[Data excerpts]
☆ ☆ ☆ ☆ ☆
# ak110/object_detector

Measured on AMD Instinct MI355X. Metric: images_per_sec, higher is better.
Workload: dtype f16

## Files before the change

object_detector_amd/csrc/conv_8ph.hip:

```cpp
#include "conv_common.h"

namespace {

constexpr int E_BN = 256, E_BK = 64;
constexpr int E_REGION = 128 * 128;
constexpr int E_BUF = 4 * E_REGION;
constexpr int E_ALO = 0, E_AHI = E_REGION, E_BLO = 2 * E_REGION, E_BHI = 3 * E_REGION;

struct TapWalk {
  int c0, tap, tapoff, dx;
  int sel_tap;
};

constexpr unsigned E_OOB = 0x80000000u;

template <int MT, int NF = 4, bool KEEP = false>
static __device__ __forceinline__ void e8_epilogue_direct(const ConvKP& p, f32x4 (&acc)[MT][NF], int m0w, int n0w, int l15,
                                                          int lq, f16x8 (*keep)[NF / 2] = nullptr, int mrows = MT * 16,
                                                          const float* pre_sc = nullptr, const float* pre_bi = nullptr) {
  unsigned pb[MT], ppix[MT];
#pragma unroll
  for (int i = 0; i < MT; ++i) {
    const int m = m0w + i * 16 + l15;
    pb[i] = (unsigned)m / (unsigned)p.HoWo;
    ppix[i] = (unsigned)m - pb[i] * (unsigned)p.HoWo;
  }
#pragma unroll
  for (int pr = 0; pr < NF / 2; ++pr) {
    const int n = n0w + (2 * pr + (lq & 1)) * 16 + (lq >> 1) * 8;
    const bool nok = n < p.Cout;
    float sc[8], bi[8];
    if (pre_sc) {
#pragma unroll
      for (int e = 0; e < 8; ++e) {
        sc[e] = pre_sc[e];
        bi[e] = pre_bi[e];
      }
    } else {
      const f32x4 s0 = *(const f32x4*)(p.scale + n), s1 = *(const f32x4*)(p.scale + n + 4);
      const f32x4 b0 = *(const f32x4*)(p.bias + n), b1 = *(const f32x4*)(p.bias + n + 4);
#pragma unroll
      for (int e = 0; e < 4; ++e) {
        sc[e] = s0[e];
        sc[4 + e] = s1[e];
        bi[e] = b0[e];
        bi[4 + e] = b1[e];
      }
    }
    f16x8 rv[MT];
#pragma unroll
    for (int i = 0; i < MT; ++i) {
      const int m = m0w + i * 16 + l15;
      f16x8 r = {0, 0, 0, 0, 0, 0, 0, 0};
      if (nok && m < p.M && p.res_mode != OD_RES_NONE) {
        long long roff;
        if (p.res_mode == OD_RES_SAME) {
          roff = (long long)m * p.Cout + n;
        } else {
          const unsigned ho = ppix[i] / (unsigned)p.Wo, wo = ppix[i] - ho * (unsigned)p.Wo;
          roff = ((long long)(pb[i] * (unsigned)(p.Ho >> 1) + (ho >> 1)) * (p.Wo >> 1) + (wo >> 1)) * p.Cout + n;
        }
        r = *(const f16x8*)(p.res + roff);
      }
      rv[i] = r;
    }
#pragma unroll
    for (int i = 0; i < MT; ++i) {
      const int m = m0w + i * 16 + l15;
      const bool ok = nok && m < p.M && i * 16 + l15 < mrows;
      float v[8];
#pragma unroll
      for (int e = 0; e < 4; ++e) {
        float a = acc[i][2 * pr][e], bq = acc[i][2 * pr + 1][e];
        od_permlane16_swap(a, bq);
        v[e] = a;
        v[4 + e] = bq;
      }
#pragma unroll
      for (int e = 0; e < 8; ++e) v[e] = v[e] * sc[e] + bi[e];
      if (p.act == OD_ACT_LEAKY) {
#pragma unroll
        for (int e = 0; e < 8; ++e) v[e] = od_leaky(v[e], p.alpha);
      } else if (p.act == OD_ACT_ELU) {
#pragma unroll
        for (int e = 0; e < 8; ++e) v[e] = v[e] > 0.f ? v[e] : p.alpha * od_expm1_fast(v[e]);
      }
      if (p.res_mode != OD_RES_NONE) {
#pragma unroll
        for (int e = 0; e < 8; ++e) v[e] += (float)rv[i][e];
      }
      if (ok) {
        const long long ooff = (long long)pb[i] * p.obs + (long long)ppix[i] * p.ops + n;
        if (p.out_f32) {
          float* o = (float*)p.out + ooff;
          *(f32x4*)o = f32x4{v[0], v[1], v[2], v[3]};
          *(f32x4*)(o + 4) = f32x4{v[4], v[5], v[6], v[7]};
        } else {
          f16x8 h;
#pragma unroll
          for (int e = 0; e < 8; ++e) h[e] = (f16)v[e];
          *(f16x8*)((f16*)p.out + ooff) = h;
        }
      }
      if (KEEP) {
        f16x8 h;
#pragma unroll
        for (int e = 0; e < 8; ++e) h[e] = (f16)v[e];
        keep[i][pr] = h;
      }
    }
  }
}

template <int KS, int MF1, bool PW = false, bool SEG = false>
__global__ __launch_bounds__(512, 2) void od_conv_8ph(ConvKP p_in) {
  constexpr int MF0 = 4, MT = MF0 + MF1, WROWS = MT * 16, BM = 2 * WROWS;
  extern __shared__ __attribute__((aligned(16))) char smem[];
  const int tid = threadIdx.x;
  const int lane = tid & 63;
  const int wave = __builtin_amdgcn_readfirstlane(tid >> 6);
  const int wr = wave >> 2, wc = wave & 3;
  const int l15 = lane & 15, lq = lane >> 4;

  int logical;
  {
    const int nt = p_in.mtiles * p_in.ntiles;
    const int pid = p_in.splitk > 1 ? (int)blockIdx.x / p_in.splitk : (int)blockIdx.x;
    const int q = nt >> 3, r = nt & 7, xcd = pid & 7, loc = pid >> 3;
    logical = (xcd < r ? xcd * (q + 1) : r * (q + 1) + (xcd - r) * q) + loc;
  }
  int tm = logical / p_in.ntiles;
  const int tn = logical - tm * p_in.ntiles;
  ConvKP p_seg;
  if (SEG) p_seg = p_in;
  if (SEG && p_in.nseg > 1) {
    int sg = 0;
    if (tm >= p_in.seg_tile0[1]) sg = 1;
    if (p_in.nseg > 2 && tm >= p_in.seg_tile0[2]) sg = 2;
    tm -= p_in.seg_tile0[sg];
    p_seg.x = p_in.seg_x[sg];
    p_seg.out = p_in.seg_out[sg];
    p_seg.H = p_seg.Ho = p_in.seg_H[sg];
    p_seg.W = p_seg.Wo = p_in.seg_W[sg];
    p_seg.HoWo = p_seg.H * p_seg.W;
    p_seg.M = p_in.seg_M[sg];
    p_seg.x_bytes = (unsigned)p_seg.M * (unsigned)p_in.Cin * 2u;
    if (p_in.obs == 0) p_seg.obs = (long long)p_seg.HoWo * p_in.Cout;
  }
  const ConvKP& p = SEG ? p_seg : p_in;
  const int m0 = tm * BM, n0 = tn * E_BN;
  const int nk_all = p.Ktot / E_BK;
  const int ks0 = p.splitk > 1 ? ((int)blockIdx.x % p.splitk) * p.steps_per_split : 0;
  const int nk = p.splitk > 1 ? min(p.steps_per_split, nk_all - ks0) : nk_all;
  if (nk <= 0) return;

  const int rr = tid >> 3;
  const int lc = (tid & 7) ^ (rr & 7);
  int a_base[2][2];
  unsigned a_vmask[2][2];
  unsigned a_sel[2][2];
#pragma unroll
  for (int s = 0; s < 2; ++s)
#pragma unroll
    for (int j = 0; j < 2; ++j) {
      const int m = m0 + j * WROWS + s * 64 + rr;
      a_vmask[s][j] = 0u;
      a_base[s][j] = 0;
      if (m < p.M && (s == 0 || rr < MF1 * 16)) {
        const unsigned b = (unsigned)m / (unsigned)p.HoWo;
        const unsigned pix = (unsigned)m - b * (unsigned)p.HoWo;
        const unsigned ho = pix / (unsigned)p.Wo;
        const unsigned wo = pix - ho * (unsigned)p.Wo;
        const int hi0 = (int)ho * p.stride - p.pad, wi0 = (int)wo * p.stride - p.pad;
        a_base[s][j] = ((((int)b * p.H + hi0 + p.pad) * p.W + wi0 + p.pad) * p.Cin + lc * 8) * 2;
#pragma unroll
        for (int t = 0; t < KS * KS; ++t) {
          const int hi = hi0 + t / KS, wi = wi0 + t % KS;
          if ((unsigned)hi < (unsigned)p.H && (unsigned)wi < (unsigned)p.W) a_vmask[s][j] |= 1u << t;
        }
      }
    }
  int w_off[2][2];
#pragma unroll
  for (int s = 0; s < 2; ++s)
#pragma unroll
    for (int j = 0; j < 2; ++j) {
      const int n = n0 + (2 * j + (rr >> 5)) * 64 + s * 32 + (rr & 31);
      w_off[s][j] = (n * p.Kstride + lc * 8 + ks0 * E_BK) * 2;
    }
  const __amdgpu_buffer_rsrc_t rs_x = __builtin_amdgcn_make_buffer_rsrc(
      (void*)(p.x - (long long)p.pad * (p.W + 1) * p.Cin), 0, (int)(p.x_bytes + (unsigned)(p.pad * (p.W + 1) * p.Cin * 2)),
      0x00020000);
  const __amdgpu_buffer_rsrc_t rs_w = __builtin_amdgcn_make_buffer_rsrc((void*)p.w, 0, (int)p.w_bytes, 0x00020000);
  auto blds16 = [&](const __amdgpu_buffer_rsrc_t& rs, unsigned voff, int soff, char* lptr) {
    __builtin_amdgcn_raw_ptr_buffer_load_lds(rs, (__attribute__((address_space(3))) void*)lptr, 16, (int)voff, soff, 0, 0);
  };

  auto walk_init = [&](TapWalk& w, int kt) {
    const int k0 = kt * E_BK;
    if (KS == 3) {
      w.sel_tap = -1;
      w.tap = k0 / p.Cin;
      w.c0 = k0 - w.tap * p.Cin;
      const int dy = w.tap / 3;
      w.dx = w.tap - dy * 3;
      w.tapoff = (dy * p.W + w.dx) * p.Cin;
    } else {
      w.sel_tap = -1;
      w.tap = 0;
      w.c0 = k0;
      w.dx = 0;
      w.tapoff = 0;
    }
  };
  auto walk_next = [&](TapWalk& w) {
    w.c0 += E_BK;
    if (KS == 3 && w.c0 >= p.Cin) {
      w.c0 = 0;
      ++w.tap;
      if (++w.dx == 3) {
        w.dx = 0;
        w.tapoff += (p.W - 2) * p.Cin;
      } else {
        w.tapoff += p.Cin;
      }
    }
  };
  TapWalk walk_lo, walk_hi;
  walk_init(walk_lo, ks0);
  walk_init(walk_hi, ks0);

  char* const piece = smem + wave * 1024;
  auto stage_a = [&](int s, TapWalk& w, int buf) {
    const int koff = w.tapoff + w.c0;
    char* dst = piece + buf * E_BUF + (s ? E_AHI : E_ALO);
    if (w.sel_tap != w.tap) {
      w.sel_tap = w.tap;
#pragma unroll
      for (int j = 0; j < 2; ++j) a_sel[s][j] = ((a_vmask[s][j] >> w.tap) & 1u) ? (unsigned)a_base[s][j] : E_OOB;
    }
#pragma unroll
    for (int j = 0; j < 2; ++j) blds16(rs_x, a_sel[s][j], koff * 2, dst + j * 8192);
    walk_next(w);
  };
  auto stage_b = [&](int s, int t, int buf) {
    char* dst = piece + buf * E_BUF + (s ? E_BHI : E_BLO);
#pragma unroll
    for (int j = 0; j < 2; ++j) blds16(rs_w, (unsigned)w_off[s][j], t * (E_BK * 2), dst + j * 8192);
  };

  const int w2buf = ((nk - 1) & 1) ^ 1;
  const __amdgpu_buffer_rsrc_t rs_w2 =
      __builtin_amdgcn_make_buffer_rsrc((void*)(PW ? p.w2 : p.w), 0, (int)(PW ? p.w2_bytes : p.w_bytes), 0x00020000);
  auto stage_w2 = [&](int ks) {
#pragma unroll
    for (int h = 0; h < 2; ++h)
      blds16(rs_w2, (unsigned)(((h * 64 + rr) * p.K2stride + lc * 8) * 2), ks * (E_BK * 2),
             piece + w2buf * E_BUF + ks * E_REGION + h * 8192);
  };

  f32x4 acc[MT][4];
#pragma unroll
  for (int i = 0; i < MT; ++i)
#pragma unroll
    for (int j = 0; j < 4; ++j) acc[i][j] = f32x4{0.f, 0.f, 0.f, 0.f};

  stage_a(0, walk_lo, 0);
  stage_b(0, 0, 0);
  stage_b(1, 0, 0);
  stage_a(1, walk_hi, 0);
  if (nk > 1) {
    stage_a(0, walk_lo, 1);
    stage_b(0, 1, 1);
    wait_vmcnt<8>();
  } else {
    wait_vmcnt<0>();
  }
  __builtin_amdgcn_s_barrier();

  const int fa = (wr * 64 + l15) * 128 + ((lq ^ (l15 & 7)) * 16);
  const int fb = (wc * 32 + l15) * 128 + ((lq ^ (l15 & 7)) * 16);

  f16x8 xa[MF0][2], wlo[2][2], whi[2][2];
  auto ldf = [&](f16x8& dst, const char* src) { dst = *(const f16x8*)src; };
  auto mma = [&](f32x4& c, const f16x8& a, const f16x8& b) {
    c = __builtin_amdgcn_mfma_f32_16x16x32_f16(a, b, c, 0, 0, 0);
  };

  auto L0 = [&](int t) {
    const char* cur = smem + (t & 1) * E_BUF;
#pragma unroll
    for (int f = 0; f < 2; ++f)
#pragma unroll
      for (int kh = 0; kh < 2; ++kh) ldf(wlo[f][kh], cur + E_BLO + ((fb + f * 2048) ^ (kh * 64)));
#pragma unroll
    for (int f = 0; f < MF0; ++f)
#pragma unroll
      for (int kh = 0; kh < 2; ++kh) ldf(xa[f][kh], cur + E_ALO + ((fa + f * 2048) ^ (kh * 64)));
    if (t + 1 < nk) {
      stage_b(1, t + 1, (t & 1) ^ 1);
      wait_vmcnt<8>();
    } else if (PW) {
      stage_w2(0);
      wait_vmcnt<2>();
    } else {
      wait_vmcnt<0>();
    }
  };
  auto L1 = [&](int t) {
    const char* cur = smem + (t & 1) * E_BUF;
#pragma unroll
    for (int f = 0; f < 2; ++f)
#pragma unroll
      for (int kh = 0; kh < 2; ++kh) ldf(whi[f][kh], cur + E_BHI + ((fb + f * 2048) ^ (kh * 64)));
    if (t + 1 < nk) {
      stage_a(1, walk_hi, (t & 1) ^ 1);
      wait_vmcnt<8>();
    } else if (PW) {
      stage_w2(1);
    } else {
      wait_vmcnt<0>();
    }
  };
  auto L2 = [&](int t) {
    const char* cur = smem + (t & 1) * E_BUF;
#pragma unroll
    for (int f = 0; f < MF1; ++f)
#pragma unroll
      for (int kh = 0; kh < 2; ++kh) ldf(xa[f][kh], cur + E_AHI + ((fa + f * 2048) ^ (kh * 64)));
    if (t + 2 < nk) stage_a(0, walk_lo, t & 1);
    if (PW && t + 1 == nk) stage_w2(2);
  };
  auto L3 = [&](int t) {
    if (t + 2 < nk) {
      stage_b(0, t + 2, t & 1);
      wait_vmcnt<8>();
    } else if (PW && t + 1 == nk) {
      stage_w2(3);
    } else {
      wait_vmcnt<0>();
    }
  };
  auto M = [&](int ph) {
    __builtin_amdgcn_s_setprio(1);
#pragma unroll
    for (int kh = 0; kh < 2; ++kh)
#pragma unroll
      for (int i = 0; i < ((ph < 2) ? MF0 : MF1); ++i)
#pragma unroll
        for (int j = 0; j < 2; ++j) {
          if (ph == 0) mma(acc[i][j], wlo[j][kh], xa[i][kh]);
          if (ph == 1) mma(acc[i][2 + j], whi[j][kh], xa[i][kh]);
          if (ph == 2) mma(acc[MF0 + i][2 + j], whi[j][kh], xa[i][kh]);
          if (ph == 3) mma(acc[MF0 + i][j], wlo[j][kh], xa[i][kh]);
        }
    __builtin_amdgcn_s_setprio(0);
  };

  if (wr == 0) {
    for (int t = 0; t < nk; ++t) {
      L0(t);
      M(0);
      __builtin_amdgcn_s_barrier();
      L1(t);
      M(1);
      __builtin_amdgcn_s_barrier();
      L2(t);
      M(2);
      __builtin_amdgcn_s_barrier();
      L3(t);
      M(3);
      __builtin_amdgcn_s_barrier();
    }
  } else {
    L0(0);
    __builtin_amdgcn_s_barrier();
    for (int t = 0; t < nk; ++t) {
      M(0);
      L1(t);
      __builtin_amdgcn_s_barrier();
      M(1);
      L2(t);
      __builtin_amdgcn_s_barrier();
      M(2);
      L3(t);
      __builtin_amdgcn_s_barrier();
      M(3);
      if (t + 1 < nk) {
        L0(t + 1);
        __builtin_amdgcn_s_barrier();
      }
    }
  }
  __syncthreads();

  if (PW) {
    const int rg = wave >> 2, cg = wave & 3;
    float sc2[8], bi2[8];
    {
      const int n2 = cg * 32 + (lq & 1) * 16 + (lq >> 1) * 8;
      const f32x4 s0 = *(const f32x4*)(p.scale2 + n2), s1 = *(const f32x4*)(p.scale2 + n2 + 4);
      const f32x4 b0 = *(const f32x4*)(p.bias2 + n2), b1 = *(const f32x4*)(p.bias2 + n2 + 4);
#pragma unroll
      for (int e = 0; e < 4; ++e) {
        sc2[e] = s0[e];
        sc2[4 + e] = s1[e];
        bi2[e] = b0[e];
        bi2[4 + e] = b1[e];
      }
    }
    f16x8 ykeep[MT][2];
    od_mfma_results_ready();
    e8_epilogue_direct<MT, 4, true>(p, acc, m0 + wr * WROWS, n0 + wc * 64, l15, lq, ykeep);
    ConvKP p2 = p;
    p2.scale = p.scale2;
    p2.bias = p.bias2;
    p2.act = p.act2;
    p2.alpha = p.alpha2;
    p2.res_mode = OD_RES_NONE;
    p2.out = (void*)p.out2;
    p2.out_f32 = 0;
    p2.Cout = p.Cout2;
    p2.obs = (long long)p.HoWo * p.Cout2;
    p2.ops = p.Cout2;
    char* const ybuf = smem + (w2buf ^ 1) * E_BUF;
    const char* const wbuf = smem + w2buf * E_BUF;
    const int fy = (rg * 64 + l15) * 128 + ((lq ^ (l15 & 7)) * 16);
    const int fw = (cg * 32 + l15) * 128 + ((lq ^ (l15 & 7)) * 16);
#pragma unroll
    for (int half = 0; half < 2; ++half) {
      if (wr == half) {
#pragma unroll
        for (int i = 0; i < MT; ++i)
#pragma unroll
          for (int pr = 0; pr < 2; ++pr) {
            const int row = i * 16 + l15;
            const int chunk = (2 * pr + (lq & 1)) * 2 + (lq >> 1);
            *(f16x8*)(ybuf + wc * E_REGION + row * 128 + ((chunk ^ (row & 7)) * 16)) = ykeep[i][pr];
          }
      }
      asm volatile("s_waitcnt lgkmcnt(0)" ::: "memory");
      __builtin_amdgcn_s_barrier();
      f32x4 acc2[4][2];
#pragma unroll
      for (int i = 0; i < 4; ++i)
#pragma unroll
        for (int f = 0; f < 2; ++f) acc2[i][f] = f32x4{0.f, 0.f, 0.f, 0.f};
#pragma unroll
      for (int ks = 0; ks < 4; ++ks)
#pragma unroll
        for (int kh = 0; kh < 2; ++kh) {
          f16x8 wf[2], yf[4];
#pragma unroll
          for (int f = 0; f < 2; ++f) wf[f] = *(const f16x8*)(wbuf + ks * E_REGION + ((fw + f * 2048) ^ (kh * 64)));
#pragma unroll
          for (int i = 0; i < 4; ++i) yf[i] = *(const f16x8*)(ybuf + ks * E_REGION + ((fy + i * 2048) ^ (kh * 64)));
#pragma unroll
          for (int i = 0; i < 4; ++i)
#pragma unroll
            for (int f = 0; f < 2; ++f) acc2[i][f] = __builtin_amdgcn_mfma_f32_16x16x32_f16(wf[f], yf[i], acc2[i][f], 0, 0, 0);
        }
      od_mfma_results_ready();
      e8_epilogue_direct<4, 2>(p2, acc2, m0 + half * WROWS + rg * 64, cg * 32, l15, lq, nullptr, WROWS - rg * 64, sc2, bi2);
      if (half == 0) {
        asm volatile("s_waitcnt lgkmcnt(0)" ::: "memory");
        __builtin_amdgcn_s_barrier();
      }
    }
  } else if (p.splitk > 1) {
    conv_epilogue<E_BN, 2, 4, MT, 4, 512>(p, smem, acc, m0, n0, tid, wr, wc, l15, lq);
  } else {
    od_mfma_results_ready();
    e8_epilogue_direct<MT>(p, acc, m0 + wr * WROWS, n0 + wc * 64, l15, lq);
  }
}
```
☆ ☆ ☆ ☆ ☆
PROMPT:
Search each line of the data above for "roff", and copy the lines where it occurs.

COMPLETED TASK:
        long long roff;
          roff = (long long)m * p.Cout + n;
          roff = ((long long)(pb[i] * (unsigned)(p.Ho >> 1) + (ho >> 1)) * (p.Wo >> 1) + (wo >> 1)) * p.Cout + n;
        r = *(const f16x8*)(p.res + roff);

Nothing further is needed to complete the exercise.